Within the listing below, how many lines hold the string "hipEventCreateWithFlags"? Only the number should be given.

**Provided records:**
***
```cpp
int pca_kitti_integrate(pca_ctx *ctx, const pca_kitti_obs *obs, const double P[12], int H, int W,
                        const uint64_t filter_mask[4], const pca_store *store, int64_t *frame_off, int slot, int sample_mode,
                        pca_host_track *track, const double *T_new_prev, double horizon, int64_t *evicted,
                        double *path_length, void *stream)
{
    if (!ctx) return -1;
    if (!obs || obs->n < 0 || !P || !filter_mask || !store || !frame_off) { ctx->err = "kitti_integrate: bad arguments"; return -1; }
    if (track && (!T_new_prev || !evicted || !path_length)) { ctx->err = "kitti_integrate: the pose track needs T_new_prev and its outputs"; return -1; }
    hipStream_t s = (hipStream_t)stream;
    PCA_CHECK(ctx, hipSetDevice(ctx->device));
    if (pca_k1_flush_pending(ctx)) return -1;
    const void *in[4] = {obs->pts, obs->rgb, obs->sem, obs->sem_gt};
    const int64_t size[4] = {16ll * obs->n, 3ll * H * W, 1ll * H * W, 1ll * obs->n};
    const void *dev[4] = {in[0], in[1], in[2], in[3]};
    int64_t off[4] = {0, 0, 0, 0}, total = 0;
    for (int k = 0; k < 4; ++k) {
        if (!(in[k] && ((obs->host_mask >> k) & 1u))) continue;
        if (size[k] > 0) { off[k] = total; total += pca_align256(size[k]); }
        else dev[k] = nullptr;
    }
    pca_ctx::Stage *slot_st = nullptr;
    if (total > 0) {
        pca_ctx::Stage &st = ctx->stage[ctx->stage_next++ % PCA_STAGE_DEPTH];
        if (st.busy) { PCA_CHECK(ctx, hipEventSynchronize(st.done)); st.busy = false; }
        if (st.cap < total) {
            if (st.pin) PCA_CHECK(ctx, hipHostFree(st.pin));
            if (st.dev) PCA_CHECK(ctx, hipFree(st.dev));
            st.pin = st.dev = nullptr; st.cap = 0;
            const int64_t cap = total + total / 4;
            PCA_CHECK(ctx, hipHostMalloc(&st.pin, (size_t)cap));
            PCA_CHECK(ctx, hipMalloc(&st.dev, (size_t)cap));
            st.cap = cap;
        }
        if (!st.done) PCA_CHECK(ctx, hipEventCreateWithFlags(&st.done, hipEventDisableTiming));
        const void *src[4]; void *dst[4]; int64_t bytes[4]; int m = 0;
        for (int k = 0; k < 4; ++k)
            if (in[k] && ((obs->host_mask >> k) & 1u) && size[k] > 0) {
                src[m] = in[k]; dst[m] = (char *)st.pin + off[k]; bytes[m] = size[k]; ++m;
                dev[k] = (char *)st.dev + off[k];
            }
        pca_stage_copy(src, dst, bytes, m);
        const int64_t side_min = PCA_ENV_ONCE("PCA_H2D_SIDE_MIN", 256ll << 10);
        if (total >= side_min) {
            if (!ctx->h2d_stream[0]) PCA_CHECK(ctx, hipStreamCreateWithFlags(&ctx->h2d_stream[0], hipStreamNonBlocking));
            if (!ctx->h2d_done[0]) PCA_CHECK(ctx, hipEventCreateWithFlags(&ctx->h2d_done[0], hipEventDisableTiming));
            PCA_CHECK(ctx, hipMemcpyAsync(st.dev, st.pin, (size_t)total, hipMemcpyHostToDevice, ctx->h2d_stream[0]));
            PCA_CHECK(ctx, hipEventRecord(ctx->h2d_done[0], ctx->h2d_stream[0]));
            PCA_CHECK(ctx, hipStreamWaitEvent(s, ctx->h2d_done[0], 0));
        } else {
            PCA_CHECK(ctx, hipMemcpyAsync(st.dev, st.pin, (size_t)total, hipMemcpyHostToDevice, s));
        }
        slot_st = &st;
    }
    pca_kitti_frame fr;
    fr.pts = (const float *)dev[0]; fr.rgb = (const uint8_t *)dev[1]; fr.sem = (const uint8_t *)dev[2];
    fr.sem_gt = (const uint8_t *)dev[3]; fr.n = obs->n; fr.reserved = 0;
    const bool plain = obs->n > 0 && sample_mode == PCA_SAMPLE_NEAREST && (fr.sem_gt || ((int64_t)H * W * 3 >= 4 && fr.rgb && fr.sem)) &&
                       obs->n <= (1 << 20);
    if (ctx->k1_defer && plain) {
        pca_ctx::K1Pending &pd = ctx->k1_pend;
        pd.fr = fr;
        for (int i = 0; i < 12; ++i) pd.P[i] = P[i];
        pd.H = H; pd.W = W;
        for (int i = 0; i < 4; ++i) pd.filt[i] = filter_mask[i];
        pd.store = *store; pd.frame_off = frame_off; pd.slot = slot; pd.sample_mode = sample_mode; pd.stream = s;
        pd.stage_idx = slot_st ? (int)(slot_st - ctx->stage) : -1;
        pd.valid = true;
    } else {
        const int rc = pca_kitti_project_sample_filter_ex(ctx, &fr, 1, P, H, W, filter_mask, store, frame_off, slot, sample_mode, stream);
        if (slot_st) {
            const hipError_t e = hipEventRecord(slot_st->done, s);
            if (e == hipSuccess) slot_st->busy = true;
            else {
                (void)hipStreamSynchronize(s);
                if (rc == 0) { ctx->err = std::string("kitti_integrate: hipEventRecord(stage done): ") + hipGetErrorString(e); return -1; }
            }
        }
        if (rc != 0) return rc;
    }
    if (track) *evicted = pca_host_track_step(track, T_new_prev, horizon, path_length);
    return 0;
}

int pca_kitti_generate_bev(pca_ctx *ctx, const pca_store *store, const int64_t *frame_off, int slot_begin, int slot_split,
                           int slot_end, int64_t max_points, const pca_bev_params *prm, const double *pending_Ts,
                           const int *pending_slot_ends, int n_pending, int write_back, void *workspace,
                           int64_t workspace_bytes, uint16_t *planes_f16, void *host_planes, const pca_host_track *track,
                           double *traj_rows, int32_t *traj_start, int32_t *n_rows, void *stream)
{
    if (!ctx) return -1;
    if (!prm || !planes_f16 || !track || !traj_rows || !traj_start || !n_rows) { ctx->err = "kitti_generate_bev: bad arguments"; return -1; }
    const int64_t F = pca_host_track_len(track);
    if (F != slot_end - slot_begin) { ctx->err = "kitti_generate_bev: the pose track and the window disagree about the number of frames"; return -1; }
    static thread_local std::vector<double> rel;
    rel.resize((size_t)(3 * (F > 0 ? F : 1)));
    const double *Hp = pca_host_track_poses(track);
    for (int64_t f = 0; f < F; ++f)
        for (int k = 0; k < 3; ++k) rel[(size_t)(3 * f + k)] = Hp[4 * f + k] - prm->origin[k];
    *n_rows = pca_host_ego_to_grid(rel.data(), (int)F, prm->R, prm->dx, prm->dy, prm->view, prm->px, traj_rows, traj_start);
    if (pca_bev_generate_chain(ctx, store, nullptr, frame_off, slot_begin, slot_split, slot_end, max_points, prm, pending_Ts,
                               pending_slot_ends, n_pending, write_back, workspace, workspace_bytes, nullptr, planes_f16,
                               nullptr, stream) != 0)
        return -1;
    if (!host_planes) return 0;
    return pca_host_d2h_async(ctx, planes_f16, host_planes, 21ll * prm->px * prm->px * 2, stream);
}

int pca_kitti_integrate_v(pca_ctx *ctx, pca_kitti_integrate_args *a)
{
    if (!ctx) return -1;
    if (!a) { ctx->err = "kitti_integrate_v: no argument block"; return -1; }
    return pca_kitti_integrate(ctx, a->obs, a->P, a->H, a->W, a->filter_mask, a->store, a->frame_off, a->slot, a->sample_mode,
                               a->track, a->T_new_prev, a->horizon, &a->evicted, &a->path_length, a->stream);
}

int pca_kitti_generate_bev_v(pca_ctx *ctx, pca_kitti_generate_bev_args *a)
{
    if (!ctx) return -1;
    if (!a) { ctx->err = "kitti_generate_bev_v: no argument block"; return -1; }
    a->hinted = 0;
    if (a->hint_F > 0 && !(a->n_pending > 0 && a->write_back)) {
        const int rc = pca_bev_view_hint(ctx, a->hint_slot0, a->hint_F, a->hint_then, a->hint_box, a->hint_cone, a->hint_now, a->prm);
        if (rc < 0) { ctx->err = "kitti_generate_bev_v: bad view hint"; return -1; }
        a->hinted = rc;
    }
    return pca_kitti_generate_bev(ctx, a->store, a->frame_off, a->slot_begin, a->slot_split, a->slot_end, a->max_points, a->prm,
                                  a->pending_Ts, a->pending_slot_ends, a->n_pending, a->write_back, a->workspace,
                                  a->workspace_bytes, a->planes_f16, a->host_planes, a->track, a->traj_rows, a->traj_start,
                                  &a->n_rows, a->stream);
}

}
```

### pc-accumulation-lib_amd/kitti360_sem_pc_accum.py

```python
import os

import numpy as np

from sem_pc_accum import SemanticPointCloudAccumulator

_MODS = None


def _mods():
    global _MODS
    if _MODS is None:
        import ctypes

        import torch
        from bev_generator.sem_bev import LazyBev, SemBEVGenerator, _PendingCopy
        from pca_amd import host_logic
        from pca_amd._lib import PcaKittiObs
        _MODS = (ctypes, torch, LazyBev, _PendingCopy, SemBEVGenerator, host_logic, PcaKittiObs)
    return _MODS
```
***
**The completed task:**
2